Con: You’ll probably worry about where you stand.
If you’re not necessarily a “giver”, you could wonder if your partner is really interested in you, since she’s not willing to do for you as you’d do for her. It’s not an exact science, but we tend to associate someone’s willingness to do things for us (sexual, romantic, or otherwise) with how they feel about us – and if they seem to come up short, it can create questions.
Pro: No bad sex.
When you’re dating a Pillow Princess, you don’t have to worry about having bad sex with her – because you won’t be getting any. Bad sex can be more frustrating than no sex, at least to me.
Con: No good sex, either.
You’re not going to have good sex that completely blows your mind. You’re going to be the only one putting out your sexuality, and she’s just going to be eating it up – but not literally of course, because her head is on the pillow the whole time.
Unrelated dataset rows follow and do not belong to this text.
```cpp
int main(int argc, char** argv) {
    setenv("HSA_DISABLE_COREDUMP_ON_EXCEPTION", "1", 0);
    Options o;
    std::vector<std::string> inputs;
    std::string pattern;
    int devices = -1, lanes = 3, map_to = -1;
    for (int a = 1; a < argc; ++a) {
        const std::string s = argv[a];
        auto next = [&](const char* what) -> const char* {
            if (a + 1 >= argc) { fprintf(stderr, "c3d_batch: %s needs a value\n", what); exit(2); }
            return argv[++a];
        };
        if (s == "--out" || s == "-o") o.out = next("--out");
        else if (s == "--devices") devices = atoi(next("--devices"));
        else if (s == "--pair") g_pair = atoi(next("--pair")) != 0;
        else if (s == "--order") g_warm = std::string(next("--order")) != "lpt";
        else if (s == "--map-devices-to") map_to = atoi(next("--map-devices-to"));
        else if (s == "--lanes") lanes = std::max(1, std::min(8, atoi(next("--lanes"))));
        else if (s == "-m") o.models = atoi(next("-m"));
        else if (s == "-k") o.K = atof(next("-k"));
        else if (s == "-a") o.alpha = atof(next("-a"));
        else if (s == "--seed") o.seed = strtoull(next("--seed"), nullptr, 10);
        else if (s == "--min-steps") o.min_steps = atoi(next("--min-steps"));
        else if (s == "--gtol") o.gtol = atof(next("--gtol"));
        else if (s == "--final-minimiser") o.final_min = atoi(next("--final-minimiser"));
        else if (s == "--lbfgs") o.lbfgs = true;
        else if (s == "--pattern") pattern = next("--pattern");
        else if (s == "--violations") o.violations = true;
        else if (s == "-h" || s == "--help") { printf("usage: c3d_batch <dir | matrix files...> --out <root> [--devices N] [--lanes 3] [-m 20] [-k 11] [-a 0.5] [--seed S] [--min-steps 3000] [--gtol 1e-2] [--final-minimiser 1] [--lbfgs] [--pattern text] [--violations] [--pair 1] [--order warm|lpt] [--map-devices-to P (rehearsal)]\n"); return 0; }
        else inputs.push_back(s);
    }
    if (o.out.empty() || inputs.empty() || o.models < 1) { fprintf(stderr, "c3d_batch: need input matrices and --out <root> (see --help)\n"); return 2; }
    std::vector<Job> jobs;
    for (const std::string& in : inputs) collect(in, pattern, jobs);
    if (jobs.empty()) { fprintf(stderr, "c3d_batch: no *_matrix.txt found\n"); return 2; }
    const int ndev = c3d_device_count();
    if (ndev < 1) { fprintf(stderr, "c3d_batch: no HIP device visible: libc3d has no CPU fallback\n"); return 1; }
    if (map_to >= ndev) { fprintf(stderr, "c3d_batch: --map-devices-to %d: this machine has %d device(s)\n", map_to, ndev); return 2; }
    if (map_to >= 0) { if (devices < 1) devices = 1; if (devices > 64) devices = 64; }
    else if (devices < 1 || devices > ndev) devices = ndev;
    mkdir(o.out.c_str(), 0755);
    std::vector<size_t> order(jobs.size());
    for (size_t k = 0; k < order.size(); ++k) order[k] = k;
    std::stable_sort(order.begin(), order.end(), [&](size_t a, size_t b) { return jobs[a].cost > jobs[b].cost; });
    std::vector<double> load(devices, 0.0);
    std::vector<std::vector<size_t>> mine(devices);
    for (size_t k : order) {
        const int g = (int)(std::min_element(load.begin(), load.end()) - load.begin());
        jobs[k].device = g;
        load[g] += jobs[k].cost;
        mine[g].push_back(k);
    }
    if (g_warm && lanes > 1)
        for (int g = 0; g < devices; ++g) {
            std::vector<size_t>& q = mine[g];
            const size_t small = std::min((size_t)(lanes - 1), q.size() > 1 ? q.size() - 1 : 0);
            if (small == 0) continue;
            std::vector<size_t> head(1, q[0]);
            for (size_t k = 0; k < small; ++k) head.push_back(q[q.size() - 1 - k]);
            head.insert(head.end(), q.begin() + 1, q.end() - small);
            q.swap(head);
        }
    const double t0 = now_s();
    g_t0 = t0;
    g_timeline = getenv("C3D_BATCH_TIMELINE") != nullptr;
    std::atomic<int> failed{0};
    std::vector<std::thread> workers;
    std::vector<XcdBroker> gpu_mu(devices);
    std::vector<std::atomic<size_t>> next_job(devices);
    std::vector<std::atomic<int>> lanes_up(devices);
    for (int g = 0; g < devices; ++g) { next_job[g] = 0; lanes_up[g] = 0; }
    for (int g = 0; g < devices; ++g)
      for (int lane = 0; lane < lanes; ++lane)
        workers.emplace_back([&, g]() {
            c3d_ctx* ctx = nullptr;
            const int phys = map_to >= 0 ? map_to : g;
            if (c3d_create(phys, &ctx) != C3D_OK) {
                std::lock_guard<std::mutex> lk(g_print);
                fprintf(stderr, "c3d_batch: GPU %d: %s\n", g, c3d_last_error());
                return;
            }
            ++lanes_up[g];
            if (g_timeline) { std::lock_guard<std::mutex> lk(g_print); fprintf(stderr, "timeline lane of GPU %d has its context at %.4f\n", g, now_s() - g_t0); }
            for (;;) {
                const size_t at = next_job[g]++;
                if (at >= mine[g].size()) break;
                Job& job = jobs[mine[g][at]];
                job.ok = solve_one(ctx, o, job, gpu_mu[map_to >= 0 ? 0 : g]);
                std::lock_guard<std::mutex> lk(g_print);
                if (job.ok) printf("%s\n", job.summary.c_str());
                else { printf("FAILED: %s (%s)\n", job.chrom.c_str(), job.summary.c_str()); ++failed; }
                fflush(stdout);
            }
            c3d_destroy(ctx);
        });
    for (std::thread& w : workers) w.join();
    for (int g = 0; g < devices; ++g) {
        if (lanes_up[g] > 0) continue;
        for (size_t at = 0; at < mine[g].size(); ++at) {
            printf("FAILED: %s (no context on GPU %d)\n", jobs[mine[g][at]].chrom.c_str(), g);
            ++failed;
        }
    }
    printf("c3d_batch: %zu matrices x %d models on %d GPU(s), %d lane(s) each, in %.2f s, %d failed; models under %s/<chromosome>/<ID>_model1..5.pdb\n", jobs.size(),
           o.models, devices, lanes, now_s() - t0, failed.load(), o.out.c_str());
    return failed.load() ? 1 : 0;
}
```

chromosome3d_amd/csrc/c3d_solve_main.cpp:

```cpp
#include <sys/stat.h>

#include <chrono>
#include <cstdio>
#include <cstdlib>
#include <cstring>
#include <string>
#include <vector>

#include "../../include/c3d.h"

static void usage() {
    fprintf(stderr,
            "usage: c3d_solve (--if <IF matrix> | --tbl <contact.tbl> --n <beads>) --out <dir> [--id <ID>]\n"
            "                 [-k <K=11>] [-a <alpha=0.5>] [-m <models=20>] [--seed <82364>] [--first-replica <0>]\n"
            "                 [--device <0>] [--min-steps <3000>] [--gtol <1e-2>] [--final-minimiser <1>] [--lbfgs] [--embed] [--no-graph] [--quiet]\n"
            "                 [--precision <32>   64: anneal with the fp64 step kernels (the reference's arithmetic; with --lbfgs the final stage is\n"
            "                                     L-BFGS in fp64); beyond 2560 beads the fp64 target matrix takes 8 n^2 bytes more]\n"
            "                 [--embed-max-beads <4549>   the largest matrix --embed takes, up to 16384 (memory: 8 n^2 bytes + 4 n^2 per replica of a batch)]\n"
            "                 [--seq <one-letter residue codes | @fasta file>   residue names of the models (default: all MET)]\n"
            "                 [--similarity <path>   after the solve, the replicas against one another: one row `a b spearman rmsd` per ordered pair of\n"
            "                                        replica ids (Spearman and scaled RMSD of the pair distances, computed on the device)]\n"
            "                 [--accepted   also write <ID>a_<k>.pdb beside every <ID>_<k>.pdb, as CNS does for structures it accepts]\n");
}

#define CHECK(call)                                                              \
    do {                                                                         \
        int rc__ = (call);                                                       \
        if (rc__ != C3D_OK) {                                                    \
            fprintf(stderr, "c3d_solve: %s failed (%d): %s\n", #call, rc__, c3d_last_error()); \
            return fail_exit(out_dir);                                           \
        }                                                                        \
    } while (0)

static int fail_exit(const std::string& out_dir) {
    if (!out_dir.empty()) {
        const std::string a = out_dir + "/iam.running", b = out_dir + "/iam.failed";
        if (rename(a.c_str(), b.c_str()) != 0) { FILE* f = fopen(b.c_str(), "w"); if (f) fclose(f); }
    }
    fprintf(stderr, "ERROR! Final structures not found!\nC3D FAILED!\n");
    return 1;
}

static double now_s() { return std::chrono::duration<double>(std::chrono::steady_clock::now().time_since_epoch()).count(); }
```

Pro: You could be her first.
Some women are deeply aroused by the idea of being the first anything. With Pillow Princesses, you could be the first woman she ever touches – isn’t that a sexy idea?
Con: You’d be her first.
As hot as it is to be someone’s first, there’s some “teaching” that goes along with it – rarely is anyone an expert right away. That experience you might have got when you were a teenager, she’ll just be starting to get now, as an adult. It’s not always a bad thing, but it can be its own source of frustrations.